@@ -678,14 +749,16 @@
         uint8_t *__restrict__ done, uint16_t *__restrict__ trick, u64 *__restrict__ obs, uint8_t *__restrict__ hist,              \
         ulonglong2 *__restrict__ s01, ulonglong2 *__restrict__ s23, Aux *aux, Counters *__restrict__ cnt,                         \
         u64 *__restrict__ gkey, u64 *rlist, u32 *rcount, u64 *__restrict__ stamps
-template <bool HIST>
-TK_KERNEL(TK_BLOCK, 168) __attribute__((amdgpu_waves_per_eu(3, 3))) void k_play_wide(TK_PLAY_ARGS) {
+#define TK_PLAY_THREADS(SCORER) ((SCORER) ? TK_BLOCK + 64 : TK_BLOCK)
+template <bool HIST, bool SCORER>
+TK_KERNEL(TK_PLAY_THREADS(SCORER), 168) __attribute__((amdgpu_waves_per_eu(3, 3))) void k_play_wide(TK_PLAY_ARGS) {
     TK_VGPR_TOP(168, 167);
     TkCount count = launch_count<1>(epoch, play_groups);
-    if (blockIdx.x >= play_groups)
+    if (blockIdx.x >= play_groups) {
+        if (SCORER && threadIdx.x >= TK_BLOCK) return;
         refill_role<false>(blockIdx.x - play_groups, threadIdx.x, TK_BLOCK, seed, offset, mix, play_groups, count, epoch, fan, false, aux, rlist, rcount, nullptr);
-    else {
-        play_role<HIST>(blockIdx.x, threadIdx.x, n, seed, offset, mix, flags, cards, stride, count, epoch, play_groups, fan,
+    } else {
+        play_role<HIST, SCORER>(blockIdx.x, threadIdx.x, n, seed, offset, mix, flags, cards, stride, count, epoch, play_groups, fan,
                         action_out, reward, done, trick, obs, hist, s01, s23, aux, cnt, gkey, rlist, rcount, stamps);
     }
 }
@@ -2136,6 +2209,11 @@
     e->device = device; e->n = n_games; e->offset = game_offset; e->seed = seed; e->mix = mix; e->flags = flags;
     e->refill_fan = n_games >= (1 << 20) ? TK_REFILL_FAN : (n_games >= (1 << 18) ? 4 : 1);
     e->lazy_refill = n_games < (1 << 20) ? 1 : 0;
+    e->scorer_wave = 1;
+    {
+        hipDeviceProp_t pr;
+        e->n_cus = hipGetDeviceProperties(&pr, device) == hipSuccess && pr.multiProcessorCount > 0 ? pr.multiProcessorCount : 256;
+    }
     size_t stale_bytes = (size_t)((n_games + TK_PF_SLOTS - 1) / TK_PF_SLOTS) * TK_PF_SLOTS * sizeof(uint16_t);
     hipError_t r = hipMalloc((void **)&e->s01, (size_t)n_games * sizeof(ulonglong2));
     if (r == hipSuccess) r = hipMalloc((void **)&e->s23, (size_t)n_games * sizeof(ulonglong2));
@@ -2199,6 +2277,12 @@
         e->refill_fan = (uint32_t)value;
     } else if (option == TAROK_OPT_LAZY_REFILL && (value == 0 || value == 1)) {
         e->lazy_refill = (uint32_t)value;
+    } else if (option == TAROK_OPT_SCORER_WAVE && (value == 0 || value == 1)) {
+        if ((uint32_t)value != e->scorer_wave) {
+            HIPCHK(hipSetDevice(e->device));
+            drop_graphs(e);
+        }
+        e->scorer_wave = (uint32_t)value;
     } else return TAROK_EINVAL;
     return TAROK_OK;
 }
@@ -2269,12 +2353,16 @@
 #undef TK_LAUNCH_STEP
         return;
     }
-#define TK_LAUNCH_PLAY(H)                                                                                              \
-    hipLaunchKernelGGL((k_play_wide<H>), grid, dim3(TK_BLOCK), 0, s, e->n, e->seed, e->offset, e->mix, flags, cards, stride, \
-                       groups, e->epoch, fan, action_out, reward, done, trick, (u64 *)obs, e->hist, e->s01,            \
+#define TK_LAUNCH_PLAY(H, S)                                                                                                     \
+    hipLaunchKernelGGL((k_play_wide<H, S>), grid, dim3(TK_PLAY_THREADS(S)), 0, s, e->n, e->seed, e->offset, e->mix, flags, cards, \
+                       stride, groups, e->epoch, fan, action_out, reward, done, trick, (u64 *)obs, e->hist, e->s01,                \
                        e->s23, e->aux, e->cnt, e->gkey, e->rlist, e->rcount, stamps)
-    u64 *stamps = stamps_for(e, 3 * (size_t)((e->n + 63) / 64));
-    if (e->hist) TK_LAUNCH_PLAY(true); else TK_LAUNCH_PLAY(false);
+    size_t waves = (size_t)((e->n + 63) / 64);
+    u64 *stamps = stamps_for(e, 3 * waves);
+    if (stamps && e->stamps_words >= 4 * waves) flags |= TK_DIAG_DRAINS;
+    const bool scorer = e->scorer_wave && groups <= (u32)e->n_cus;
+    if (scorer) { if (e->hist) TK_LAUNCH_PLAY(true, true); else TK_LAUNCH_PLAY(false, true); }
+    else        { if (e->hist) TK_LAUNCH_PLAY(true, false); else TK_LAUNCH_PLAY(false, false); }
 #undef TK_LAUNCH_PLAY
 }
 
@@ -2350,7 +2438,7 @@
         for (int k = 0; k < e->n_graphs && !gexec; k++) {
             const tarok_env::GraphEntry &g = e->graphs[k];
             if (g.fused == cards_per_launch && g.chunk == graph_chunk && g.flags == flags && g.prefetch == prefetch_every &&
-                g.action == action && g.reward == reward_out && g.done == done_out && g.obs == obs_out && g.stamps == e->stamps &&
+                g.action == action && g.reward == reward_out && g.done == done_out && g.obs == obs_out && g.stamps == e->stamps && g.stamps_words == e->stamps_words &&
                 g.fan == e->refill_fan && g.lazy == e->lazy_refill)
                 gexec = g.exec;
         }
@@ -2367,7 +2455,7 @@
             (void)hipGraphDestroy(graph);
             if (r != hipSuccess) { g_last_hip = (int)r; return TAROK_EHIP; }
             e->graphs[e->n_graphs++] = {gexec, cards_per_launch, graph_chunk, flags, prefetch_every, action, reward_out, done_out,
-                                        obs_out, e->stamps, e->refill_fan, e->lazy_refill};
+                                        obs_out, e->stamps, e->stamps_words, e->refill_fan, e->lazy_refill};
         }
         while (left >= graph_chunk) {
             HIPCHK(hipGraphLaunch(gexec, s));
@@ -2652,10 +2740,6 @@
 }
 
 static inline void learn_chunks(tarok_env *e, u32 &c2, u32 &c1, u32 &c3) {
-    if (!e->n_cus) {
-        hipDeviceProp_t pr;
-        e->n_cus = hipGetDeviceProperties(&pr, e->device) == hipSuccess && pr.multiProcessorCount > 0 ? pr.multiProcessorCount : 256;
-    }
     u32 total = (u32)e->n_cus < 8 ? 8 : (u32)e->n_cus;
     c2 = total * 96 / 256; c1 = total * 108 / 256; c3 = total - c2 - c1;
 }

————————

* EXERCISE REQUIREMENTS:
Your answer should be only the number of lines in the records that hold the word "gkey".

* TASK ANSWER:
3